Created with 4 black enameled forget-me-not flowers and four black enameled leaves sprouting from two stems in gold tone metal. It's leaves and flowers accented by the golden metal it is placed within. These are attached to a gold tone metal starburst like background that is interspersed with symbols of the Holey Trinity, also in gold tone. In the center of the pin encircled by all of this we find one bright flower made of 6 clear 3 mm stones and one clear 5 mm stone in its center. The entire pin measures 1 1/8” long and 1 1/8” wide. The symbolism of the pin was to say in effect, “Life Goes On”.
On the back we see better detail of the construction of the starburst and we note that the pin part of the closure extends over the edge of the brooch by about 1/8th of an inch. Not uncommon in jewelry of this age. The catch works as it should and holds securely.
Overall condition is excellent vintage.
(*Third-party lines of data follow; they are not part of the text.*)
# BolinLai/CSTS

Hardware: AMD Instinct MI355X
Metric: clips/sec training (fwd+bwd) CSTS-Ego4D 16x256^2 bf16 (higher is better)
Workload: dtype bf16; 1 GPU; CSTS_Ego4D_Gaze_Forecast.yaml train step (fwd + KLDiv + 0.05*EgoNCE + bwd + clip + AdamW), 16x256^2 video + 24 kHz STFT audio, b=4/GPU; mode=train, global_batch=4, frames=16, crop=256, parallelism=dp1, step=hip_graph, hip_graph=True, rccl_ranks=1

## Files before the change

### csts_amd/csrc/attention.hip

```cpp
#include <type_traits>
#include <utility>
#include "common.h"

#ifndef CSTS_ATTN_PART
#define CSTS_ATTN_PART 0
#endif
#ifndef CSTS_DKV_DEPTH
#define CSTS_DKV_DEPTH 4
#endif
#ifndef CSTS_DKV_SWZ
#define CSTS_DKV_SWZ 0
#endif

#ifdef CSTS_ATTN_STAMPS
#if CSTS_ATTN_PART == 1
__device__ unsigned long long g_attn_stamps[4096];
#else
static __device__ unsigned long long g_attn_stamps[4096];
#endif
#define AT_STAMP() do { if (stamp_on && nstamp < 4000) g_attn_stamps[nstamp++] = (unsigned long long)__builtin_amdgcn_s_memtime(); } while (0)
#if CSTS_ATTN_PART == 1
extern "C" int csts_debug_attn_stamps(unsigned long long* dst_host) {
  return (int)hipMemcpyFromSymbol(dst_host, HIP_SYMBOL(g_attn_stamps), sizeof(unsigned long long) * 4096);
}
// ... 863 lines not shown

  tile_loop_dma<HD, KBLK, LD, false>(smem, p.K, kbase, p.k_ts, p.V, vbase, p.v_ts, 0, p.Nk, tid,
                                     [&](const bf16* Ks, const bf16* Vs, int) {
    constexpr int NS = HD / 16, ND = HD / 32, SCB = 2 * NS, PVB = 2 * ND, DEPTH = 4, NBLK = 2 * KT, TOTAL = KT * (SCB + PVB);
    typedef __attribute__((address_space(3))) s16x4 lds_s16x4;
    const int g1 = (lane >> 4) & 1, qq = (lane & 15) >> 2, pp = lane & 3;
    const bf16* rowK = Ks + (lane & 31) * LD + 8 * h;
    const bf16* rowV = Vs + (lane & 31) * LD + 8 * h;
    const bf16* trK = Ks + (4 * h + qq) * LD + 16 * g1 + 4 * pp;
    auto blk_pv = [](int bi) constexpr { return bi == NBLK - 1 || (bi >= 2 && (bi & 1) == 0); };
    auto blk_unit = [](int bi) constexpr { return bi == 0 ? 0 : bi == NBLK - 1 ? KT - 1 : (bi & 1) ? (bi + 1) / 2 : bi / 2 - 1; };
    auto blk_of = [=](int g) constexpr { int bi = 0, s0 = 0; for (;; ++bi) { const int n = blk_pv(bi) ? PVB : SCB; if (g < s0 + n) return bi; s0 += n; } };
    auto blk_start = [=](int bi) constexpr { int s0 = 0; for (int i = 0; i < bi; ++i) s0 += blk_pv(i) ? PVB : SCB; return s0; };
    bf16x8 ring[DEPTH + 1];
    auto request = [&](auto gc) {
      constexpr int g = decltype(gc)::value, bi = blk_of(g), u = blk_unit(bi), k = g - blk_start(bi);
      bf16x8& dst = ring[g % (DEPTH + 1)];
      if constexpr (!blk_pv(bi)) {
        dst = *reinterpret_cast<const bf16x8*>((k < NS ? rowK : rowV) + u * 32 * LD + 16 * (k % NS));
      } else {
        constexpr int s2 = k / ND, d = k % ND;
        const bf16* Yb = trK + (u * 32 + 16 * s2) * LD + 32 * d;
        const bf16x4 b0 = __builtin_bit_cast(bf16x4, __builtin_amdgcn_ds_read_tr16_b64_v4i16((lds_s16x4*)(Yb)));
        const bf16x4 b1 = __builtin_bit_cast(bf16x4, __builtin_amdgcn_ds_read_tr16_b64_v4i16((lds_s16x4*)(Yb + 8 * LD)));
        dst[0] = b0[0]; dst[1] = b0[1]; dst[2] = b0[2]; dst[3] = b0[3];
        dst[4] = b1[0]; dst[5] = b1[1]; dst[6] = b1[2]; dst[7] = b1[3];
      }
    };
    static_for<DEPTH>([&](auto gc) { request(gc); });
    f32x16 S[2], dP[2];
    bf16x8 bp[2][2];
    auto piece = [&](auto suc, auto qc) {
      constexpr int sp = decltype(suc)::value & 1, q = decltype(qc)::value;
#pragma unroll
      for (int r = 2 * q; r < 2 * q + 2; ++r) {
        const float ds = __builtin_amdgcn_exp2f(__builtin_fmaf(S[sp][r], p.scale_log2, negL)) * (dP[sp][r] - dl);
        bp[sp][r / 8][r % 8] = (bf16)ds;
      }
    };
    static_for<TOTAL>([&](auto gc) {
      constexpr int g = decltype(gc)::value, bi = blk_of(g), u = blk_unit(bi), k = g - blk_start(bi), par = u & 1;
      constexpr bool is_pv = blk_pv(bi);
      if constexpr (!is_pv && k == 0) {
#pragma unroll
        for (int r = 0; r < 16; ++r) { S[par][r] = 0.f; dP[par][r] = 0.f; }
      }
      if constexpr (g + DEPTH < TOTAL) request(std::integral_constant<int, g + DEPTH>{});
      const bf16x8 a = ring[g % (DEPTH + 1)];
      if constexpr (!is_pv) {
        if constexpr (k < NS) S[par] = CSTS_MFMA16(a, qf.b[k], S[par], 0, 0, 0);
        else dP[par] = CSTS_MFMA16(a, dof.b[k - NS], dP[par], 0, 0, 0);
      } else {
        constexpr int s2 = k / ND, d = k % ND;
        acc[d] = CSTS_MFMA16(a, bp[par][s2], acc[d], 0, 0, 0);
      }
      if constexpr (bi == 1) {
        if constexpr (k < 8) piece(std::integral_constant<int, 0>{}, std::integral_constant<int, k>{});
      } else if constexpr (bi >= 2 && (bi & 1) == 0) {
        constexpr int su = bi / 2;
        if constexpr (k < 4) piece(std::integral_constant<int, su>{}, std::integral_constant<int, k>{});
        else {
          piece(std::integral_constant<int, su>{}, std::integral_constant<int, 4 + 2 * (k - 4)>{});
          piece(std::integral_constant<int, su>{}, std::integral_constant<int, 5 + 2 * (k - 4)>{});
        }
      }
      __builtin_amdgcn_sched_barrier(0);
    });
  });
  stage_rows_out<HD>(smem, p.dQ, (int64_t)b * p.dq_bs + (int64_t)head * p.dq_hs, p.dq_ts, BX * 128, p.Nq, acc, p.scale,
                     w * 32 + (lane & 31), h, tid);
}

template <int HD, bool F32, bool SLOW>
__global__ __launch_bounds__(256) void attn_dkv_kernel(AttnP p) {
  typedef typename El<F32>::T T;
  typedef Cfg<HD, F32> C;
  constexpr bool FAST = !F32 && HD == 96 && !SLOW;
  constexpr bool SWZ = FAST && (CSTS_DKV_SWZ != 0);
  constexpr int LDF = SWZ ? 128 : C::LD_ROW;
  constexpr int QBLK = FAST ? 128 : C::KVBLK, QT = QBLK / 32;
  extern __shared__ __attribute__((aligned(16))) char smem_raw[];
  T* smem = reinterpret_cast<T*>(smem_raw);
  const int tid = threadIdx.x, lane = tid & 63, w = tid >> 6, h = lane >> 5;
  int BX, BY, BZ;
  xcd_remap3(BX, BY, BZ);
  const int b = BZ / p.H, head = BZ % p.H;
  const int split = BY;
  const int kraw = BX * 128 + w * 32 + (lane & 31);
  const bool kvalid = kraw < p.Nk;
  const int ki = kvalid ? kraw : p.Nk - 1;

  RowFrag<HD, F32> kf, vf;
  kf.load(p.K, (int64_t)b * p.k_bs + (int64_t)ki * p.k_ts + (int64_t)head * p.k_hs, h);
  vf.load(p.V, (int64_t)b * p.v_bs + (int64_t)ki * p.v_ts + (int64_t)head * p.v_hs, h);
  f32x16 dK[HD / 32], dV[HD / 32];
#pragma unroll
  for (int d = 0; d < HD / 32; ++d)
#pragma unroll
    for (int r = 0; r < 16; ++r) { dK[d][r] = 0.f; dV[d][r] = 0.f; }
  const int64_t qbase = (int64_t)b * p.q_bs + (int64_t)head * p.q_hs;
  const int64_t dobase = (int64_t)b * p.do_bs + (int64_t)head * p.do_hs;
  const int qbeg = split * p.q_chunk, qend = min(p.Nq, qbeg + p.q_chunk);
  const float* Lrow = p.LSE + ((int64_t)b * p.H + head) * p.Nq;
  const float* Drow = p.delta + ((int64_t)b * p.H + head) * p.Nq;
  const int fk = frame_of(p, ki);
#ifdef CSTS_ATTN_STAMPS
  const bool stamp_on = tid == 0 && BX == 0 && BY == 0 && BZ == 0;
  int nstamp = 1;
  const unsigned long long rt0 = (unsigned long long)__builtin_amdgcn_s_memrealtime();
#endif
  AT_STAMP();

  auto tile_body = [&](const T* Qs, const T* dOs, int q0, const float* Ls, auto&& dma) {
    const float* Ds = Ls + QBLK;
    AT_STAMP();
    auto softmax_bwd = [&](f32x16& S, f32x16& dP, int qt, int r0, int n) {
      const int j = r0 >> 2, qo = qt * 32 + 8 * j + 4 * h;
      const float4 L4 = *reinterpret_cast<const float4*>(Ls + qo), D4 = *reinterpret_cast<const float4*>(Ds + qo);
      const float l[4] = {L4.x, L4.y, L4.z, L4.w}, dd[4] = {D4.x, D4.y, D4.z, D4.w};
#pragma unroll
      for (int r = r0; r < r0 + n; ++r) {
        const int i = r & 3;
        const float e = __builtin_amdgcn_exp2f(__builtin_fmaf(S[r], p.scale_log2, -l[i]));
        float pr = e;
        if constexpr (SLOW) {
          const int q = q0 + qo + i;
          const bool dead = (q >= qend) | ((p.mask_mode != 0) & (frame_of(p, q) != fk));
          pr = dead ? 0.f : e;
        }
        S[r] = pr;
        dP[r] = pr * (dP[r] - dd[i]);
      }
    };
    if constexpr (F32 || HD != 96) {
#pragma unroll
      for (int qt = 0; qt < QT; ++qt) {
        f32x16 S, dP;
#pragma unroll
        for (int r = 0; r < 16; ++r) { S[r] = 0.f; dP[r] = 0.f; }
        score<HD, C::LD_ROW, F32>(S, Qs + qt * 32 * C::LD_ROW, kf, lane);
        score<HD, C::LD_ROW, F32>(dP, dOs + qt * 32 * C::LD_ROW, vf, lane);
#pragma unroll
        for (int j = 0; j < 4; ++j) softmax_bwd(S, dP, qt, 4 * j, 4);
        pv<HD, C::LD_ROW, F32>(dV, dOs + qt * 32 * C::LD_ROW, S, lane);
        pv<HD, C::LD_ROW, F32>(dK, Qs + qt * 32 * C::LD_ROW, dP, lane);
      }
    } else {
      constexpr int LD = LDF, NS = HD / 16, ND = HD / 32, BLK = 2 * NS, DEPTH = CSTS_DKV_DEPTH, NBLK = 2 * QT, TOTAL = BLK * NBLK;
      static_assert(BLK == 4 * ND, "S/dP and dV/dK blocks have the same number of slots");
      static_assert(QT >= 2, "the block order needs two units");
      typedef __attribute__((address_space(3))) s16x4 lds_s16x4;
      const int g1 = (lane >> 4) & 1, qq = (lane & 15) >> 2, pp = lane & 3;
      constexpr int DOFF = QBLK * LD;
      int rowo[NS], tro[ND][2];
#pragma unroll
      for (int k = 0; k < NS; ++k)
        rowo[k] = (lane & 31) * LD + (SWZ ? (((2 * k + h) ^ swz16(lane & 15)) * 8) : (16 * k + 8 * h));
#pragma unroll
      for (int d = 0; d < ND; ++d)
#pragma unroll
        for (int rd = 0; rd < 2; ++rd) {
          const int row = 4 * h + qq + 8 * rd;
          tro[d][rd] = row * LD + (SWZ ? ((((4 * d + 2 * g1 + (pp >> 1)) ^ swz16(row)) * 8) + 4 * (pp & 1)) : (32 * d + 16 * g1 + 4 * pp));
        }
      bf16x8 ring[DEPTH + 1];
      auto blk_pv = [](int bi) constexpr { return bi == NBLK - 1 || (bi >= 2 && (bi & 1) == 0); };
      auto blk_unit = [](int bi) constexpr { return bi == 0 ? 0 : bi == NBLK - 1 ? QT - 1 : (bi & 1) ? (bi + 1) / 2 : bi / 2 - 1; };
      auto hp_slot = [](int u, int j) constexpr {
        const int w0 = (u == 0 ? BLK : u == QT - 1 ? BLK * (NBLK - 2) : BLK * 2 * u) + 1;
        const int n = ((u == 0 || u == QT - 1) ? BLK : 2 * BLK) - 1;
        return w0 + j * n / 16;
      };
      auto request = [&](auto gc) {
        constexpr int g = decltype(gc)::value, bi = g / BLK, k = g % BLK;
        constexpr bool is_pv = blk_pv(bi);
        constexpr int u = blk_unit(bi);
        bf16x8& dst = ring[g % (DEPTH + 1)];
        if constexpr (!is_pv) {
          dst = *reinterpret_cast<const bf16x8*>(Qs + rowo[k % NS] + (k < NS ? 0 : DOFF) + u * 32 * LD);
        } else {
          constexpr int idx = k % (2 * ND), s2 = idx / ND, d = idx % ND;
          const bf16* Yb = Qs + (k < 2 * ND ? DOFF : 0) + (u * 32 + 16 * s2) * LD;
          const bf16x4 b0 = __builtin_bit_cast(bf16x4, __builtin_amdgcn_ds_read_tr16_b64_v4i16((lds_s16x4*)(Yb + tro[d][0])));
          const bf16x4 b1 = __builtin_bit_cast(bf16x4, __builtin_amdgcn_ds_read_tr16_b64_v4i16((lds_s16x4*)(Yb + tro[d][1])));
          dst[0] = b0[0]; dst[1] = b0[1]; dst[2] = b0[2]; dst[3] = b0[3];
          dst[4] = b1[0]; dst[5] = b1[1]; dst[6] = b1[2]; dst[7] = b1[3];
        }
      };
      static_for<DEPTH>([&](auto gc) { request(gc); });
      f32x16 S[2], dP[2];
      bf16x8 bpS[2][2], bpD[2][2];
      float4 Lq[2][4], Dq[2][4];
      auto comp = [](const float4& v, int i) { return i == 0 ? v.x : i == 1 ? v.y : i == 2 ? v.z : v.w; };
      auto half_piece = [&](auto uc, auto jc) {
        constexpr int u = decltype(uc)::value, j = decltype(jc)::value, sp = u & 1, r0 = 2 * (j / 2), quad = r0 >> 2;
        if constexpr ((j & 1) == 0) {
#pragma unroll
          for (int r = r0; r < r0 + 2; ++r) {
            float e = __builtin_amdgcn_exp2f(__builtin_fmaf(S[sp][r], p.scale_log2, -comp(Lq[sp][quad], r & 3)));
            if constexpr (SLOW) {
              const int q = q0 + u * 32 + 8 * quad + 4 * h + (r & 3);
              const bool dead = (q >= qend) | ((p.mask_mode != 0) & (frame_of(p, q) != fk));
              e = dead ? 0.f : e;
            }
            S[sp][r] = e;
          }
        } else {
#pragma unroll
          for (int r = r0; r < r0 + 2; ++r) dP[sp][r] = S[sp][r] * (dP[sp][r] - comp(Dq[sp][quad], r & 3));
          constexpr int s2 = r0 / 8, e0 = r0 % 8;
          bpS[sp][s2][e0] = (bf16)S[sp][r0]; bpS[sp][s2][e0 + 1] = (bf16)S[sp][r0 + 1];
          bpD[sp][s2][e0] = (bf16)dP[sp][r0]; bpD[sp][s2][e0 + 1] = (bf16)dP[sp][r0 + 1];
        }
      };
      constexpr int NDMA = tile_dma_count<QBLK, LD>();
      static_for<TOTAL>([&](auto gc) {
        constexpr int g = decltype(gc)::value, bi = g / BLK, k = g % BLK;
        constexpr bool is_pv = blk_pv(bi);
        constexpr int u = blk_unit(bi), par = u & 1;
        if constexpr (k == 0) { AT_STAMP(); }
        if constexpr (!is_pv && k == 0) {
#pragma unroll
          for (int r = 0; r < 16; ++r) { S[par][r] = 0.f; dP[par][r] = 0.f; }
        }
        if constexpr (!is_pv && k < 8) {
          const int qo = u * 32 + 8 * (k & 3) + 4 * h;
          if constexpr (k < 4) Lq[par][k] = *reinterpret_cast<const float4*>(Ls + qo);
          else Dq[par][k - 4] = *reinterpret_cast<const float4*>(Ds + qo);
        }
#ifndef CSTS_DKV_DIAG_NOREAD
        if constexpr (g + DEPTH < TOTAL) request(std::integral_constant<int, g + DEPTH>{});
#endif
        const bf16x8 a = ring[g % (DEPTH + 1)];
        if constexpr (!is_pv) {
          if constexpr (k < NS) S[par] = CSTS_MFMA16(a, kf.b[k], S[par], 0, 0, 0);
          else dP[par] = CSTS_MFMA16(a, vf.b[k - NS], dP[par], 0, 0, 0);
        } else {
          constexpr int idx = k % (2 * ND), s2 = idx / ND, d = idx % ND;
#if defined(CSTS_DKV_DIAG_BFRAG) || defined(CSTS_DKV_DIAG_BZERO)
          asm volatile("" ::"v"(bpS[par][s2]), "v"(bpD[par][s2]));
#endif
#ifdef CSTS_DKV_DIAG_BFRAG
          if constexpr (k < 2 * ND) dV[d] = CSTS_MFMA16(a, kf.b[s2 + 2 * par], dV[d], 0, 0, 0);
          else dK[d] = CSTS_MFMA16(a, vf.b[s2 + 2 * par], dK[d], 0, 0, 0);
#elif defined(CSTS_DKV_DIAG_BZERO)
          bf16x8 zz;
#pragma unroll
          for (int e = 0; e < 8; ++e) zz[e] = (bf16)0.f;
          asm volatile("" : "+v"(zz));
          if constexpr (k < 2 * ND) dV[d] = CSTS_MFMA16(a, zz, dV[d], 0, 0, 0);
          else dK[d] = CSTS_MFMA16(a, zz, dK[d], 0, 0, 0);
#else
          if constexpr (k < 2 * ND) dV[d] = CSTS_MFMA16(a, bpS[par][s2], dV[d], 0, 0, 0);
          else dK[d] = CSTS_MFMA16(a, bpD[par][s2], dK[d], 0, 0, 0);
#endif
        }
#ifdef CSTS_DKV_DIAG_NOSM
        if constexpr (!is_pv && k == BLK - 1) asm volatile("" ::"v"(S[par]), "v"(dP[par]));
#endif
#ifndef CSTS_DKV_DIAG_NOSM
        static_for<QT * 16>([&](auto ic) {
          constexpr int i = decltype(ic)::value, su = i / 16, j = i % 16;
          if constexpr (hp_slot(su, j) == g) half_piece(std::integral_constant<int, su>{}, std::integral_constant<int, j>{});
        });
#endif
#ifndef CSTS_DKV_DIAG_NODMA
        if constexpr (g < NDMA) dma(std::integral_constant<int, g>{});
#endif
        __builtin_amdgcn_sched_barrier(0);
      });
    }
    AT_STAMP();
  };
  if constexpr (FAST)
    tile_loop_dma<HD, QBLK, LDF, true, LDF, true, SWZ>(smem, p.Q, qbase, p.q_ts, p.dO, dobase, p.do_ts, qbeg, qend, tid, tile_body,
                                                       Lrow, Drow AT_STAMP_ARGS);
  else
    tile_loop<HD, QBLK, C::LD_ROW, C::LD_ROW, F32, true>(smem, p.Q, qbase, p.q_ts, p.dO, dobase, p.do_ts, qbeg, qend, tid,
                                                         [&](const T* Qs, const T* dOs, int q0, const float* Ls) {
                                                           tile_body(Qs, dOs, q0, Ls, [](auto) {});
                                                         }, Lrow, Drow AT_STAMP_ARGS);
  AT_STAMP();
#ifdef CSTS_ATTN_STAMPS
  if (stamp_on) {
    g_attn_stamps[0] = nstamp;
    g_attn_stamps[4095] = (unsigned long long)__builtin_amdgcn_s_memrealtime() - rt0;
  }
#endif
  if (!kvalid) return;
  if (p.nsplit == 1) {
    store_rows<HD>(p.dK, p.dt, (int64_t)b * p.dk_bs + (int64_t)ki * p.dk_ts + (int64_t)head * p.dk_hs, dK, p.scale, h);
    store_rows<HD>(p.dV, p.dt, (int64_t)b * p.dv_bs + (int64_t)ki * p.dv_ts + (int64_t)head * p.dv_hs, dV, 1.f, h);
  } else {
    const int64_t per = (int64_t)p.B * p.H * p.Nk * HD;
    const int64_t off = (((int64_t)split * p.B + b) * p.H + head) * (int64_t)p.Nk * HD + (int64_t)ki * HD;
    store_rows<HD>(p.ws, CSTS_F32, off, dK, p.scale, h);
    store_rows<HD>(p.ws, CSTS_F32, (int64_t)p.nsplit * per + off, dV, 1.f, h);
  }
}
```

All stones are bright and clear with the sparkle that the older quality stones have. (the black you see in my photos is my camera reflecting in them) All enamel is present and in wonderful condition with no chips,cracks or scratches and it still retains the shine it had over 80 years ago. It is now time to pass on these family items to new forever homes.
FYI: Many people today think of the Widow in black for a year or more as a Victorian convention for grieving. However it had not drastically changed until World War II when women took over so many of the jobs that had been done by the men off at war. It was felt that this custom was now depressing for the general populace and the workers themselves. Material for mourning clothing was also harder to get during the war years as so many of the mills were in production for the war effort. These two factors were the driving force behind the changes to this nations customs for the widow in black.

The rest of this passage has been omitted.